Work to be completed: Find the line that contains "-853,7 +897,60 @@". Restate it and each following line exactly, through the end of the records.

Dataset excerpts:
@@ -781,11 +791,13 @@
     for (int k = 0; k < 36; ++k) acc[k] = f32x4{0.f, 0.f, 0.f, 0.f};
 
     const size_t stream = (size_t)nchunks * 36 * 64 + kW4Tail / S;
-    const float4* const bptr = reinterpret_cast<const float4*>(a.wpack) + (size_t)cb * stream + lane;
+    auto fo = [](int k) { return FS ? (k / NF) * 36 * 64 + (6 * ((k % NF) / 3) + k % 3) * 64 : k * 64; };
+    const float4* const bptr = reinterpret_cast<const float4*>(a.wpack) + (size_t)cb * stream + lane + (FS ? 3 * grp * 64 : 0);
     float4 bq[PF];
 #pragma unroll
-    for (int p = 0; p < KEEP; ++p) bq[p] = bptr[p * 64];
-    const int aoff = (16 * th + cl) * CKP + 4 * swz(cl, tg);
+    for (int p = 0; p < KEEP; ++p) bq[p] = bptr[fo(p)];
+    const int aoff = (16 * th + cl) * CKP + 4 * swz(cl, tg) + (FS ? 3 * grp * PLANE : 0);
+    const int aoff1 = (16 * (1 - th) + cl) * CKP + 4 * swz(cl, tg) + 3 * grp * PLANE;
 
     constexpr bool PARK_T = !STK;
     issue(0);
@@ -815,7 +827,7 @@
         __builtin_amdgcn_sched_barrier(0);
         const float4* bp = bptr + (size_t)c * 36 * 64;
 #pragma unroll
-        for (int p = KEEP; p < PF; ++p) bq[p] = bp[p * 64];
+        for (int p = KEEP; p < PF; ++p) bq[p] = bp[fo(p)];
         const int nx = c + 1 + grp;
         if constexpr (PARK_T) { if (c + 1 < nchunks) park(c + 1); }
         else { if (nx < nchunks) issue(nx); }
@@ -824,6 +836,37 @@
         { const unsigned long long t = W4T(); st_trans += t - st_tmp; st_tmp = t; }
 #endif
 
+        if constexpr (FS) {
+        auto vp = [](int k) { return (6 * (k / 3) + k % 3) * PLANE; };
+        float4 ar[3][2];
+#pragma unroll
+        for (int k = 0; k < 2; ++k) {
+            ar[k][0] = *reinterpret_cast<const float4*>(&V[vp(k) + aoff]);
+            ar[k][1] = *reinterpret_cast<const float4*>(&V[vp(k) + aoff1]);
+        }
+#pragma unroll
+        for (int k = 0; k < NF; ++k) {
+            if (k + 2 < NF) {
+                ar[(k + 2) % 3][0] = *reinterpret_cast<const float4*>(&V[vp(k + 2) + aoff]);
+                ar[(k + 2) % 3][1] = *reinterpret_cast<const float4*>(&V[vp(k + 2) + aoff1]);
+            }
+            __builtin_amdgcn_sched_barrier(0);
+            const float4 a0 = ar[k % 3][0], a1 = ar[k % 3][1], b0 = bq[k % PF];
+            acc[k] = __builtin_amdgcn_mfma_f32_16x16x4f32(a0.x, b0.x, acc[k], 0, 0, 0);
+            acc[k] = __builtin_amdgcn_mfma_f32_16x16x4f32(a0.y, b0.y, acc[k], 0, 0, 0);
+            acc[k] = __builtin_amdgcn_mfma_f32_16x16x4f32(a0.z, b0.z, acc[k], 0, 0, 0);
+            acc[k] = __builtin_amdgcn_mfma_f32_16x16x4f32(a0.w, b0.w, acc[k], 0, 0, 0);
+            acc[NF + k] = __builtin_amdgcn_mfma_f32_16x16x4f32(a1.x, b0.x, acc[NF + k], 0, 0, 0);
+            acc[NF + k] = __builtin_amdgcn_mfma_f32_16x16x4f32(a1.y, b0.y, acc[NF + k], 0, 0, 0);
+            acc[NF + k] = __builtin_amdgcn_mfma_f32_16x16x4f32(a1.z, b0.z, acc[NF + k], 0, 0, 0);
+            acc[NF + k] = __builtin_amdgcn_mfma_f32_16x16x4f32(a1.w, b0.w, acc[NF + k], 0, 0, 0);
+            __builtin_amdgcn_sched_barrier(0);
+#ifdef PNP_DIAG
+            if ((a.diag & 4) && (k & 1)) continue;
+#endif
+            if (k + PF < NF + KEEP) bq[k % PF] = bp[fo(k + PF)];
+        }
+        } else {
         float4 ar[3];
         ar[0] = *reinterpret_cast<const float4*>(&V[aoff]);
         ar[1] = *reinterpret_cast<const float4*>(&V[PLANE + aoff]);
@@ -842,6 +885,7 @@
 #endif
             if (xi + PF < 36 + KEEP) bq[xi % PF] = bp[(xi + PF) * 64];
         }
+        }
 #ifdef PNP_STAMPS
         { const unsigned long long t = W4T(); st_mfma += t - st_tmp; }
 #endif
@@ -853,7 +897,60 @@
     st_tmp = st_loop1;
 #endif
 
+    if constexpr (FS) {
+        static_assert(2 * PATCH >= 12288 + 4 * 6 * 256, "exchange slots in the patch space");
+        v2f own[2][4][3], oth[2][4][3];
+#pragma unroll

Exercise solution:
@@ -853,7 +897,60 @@
     st_tmp = st_loop1;
 #endif
 
+    if constexpr (FS) {
+        static_assert(2 * PATCH >= 12288 + 4 * 6 * 256, "exchange slots in the patch space");
+        v2f own[2][4][3], oth[2][4][3];
+#pragma unroll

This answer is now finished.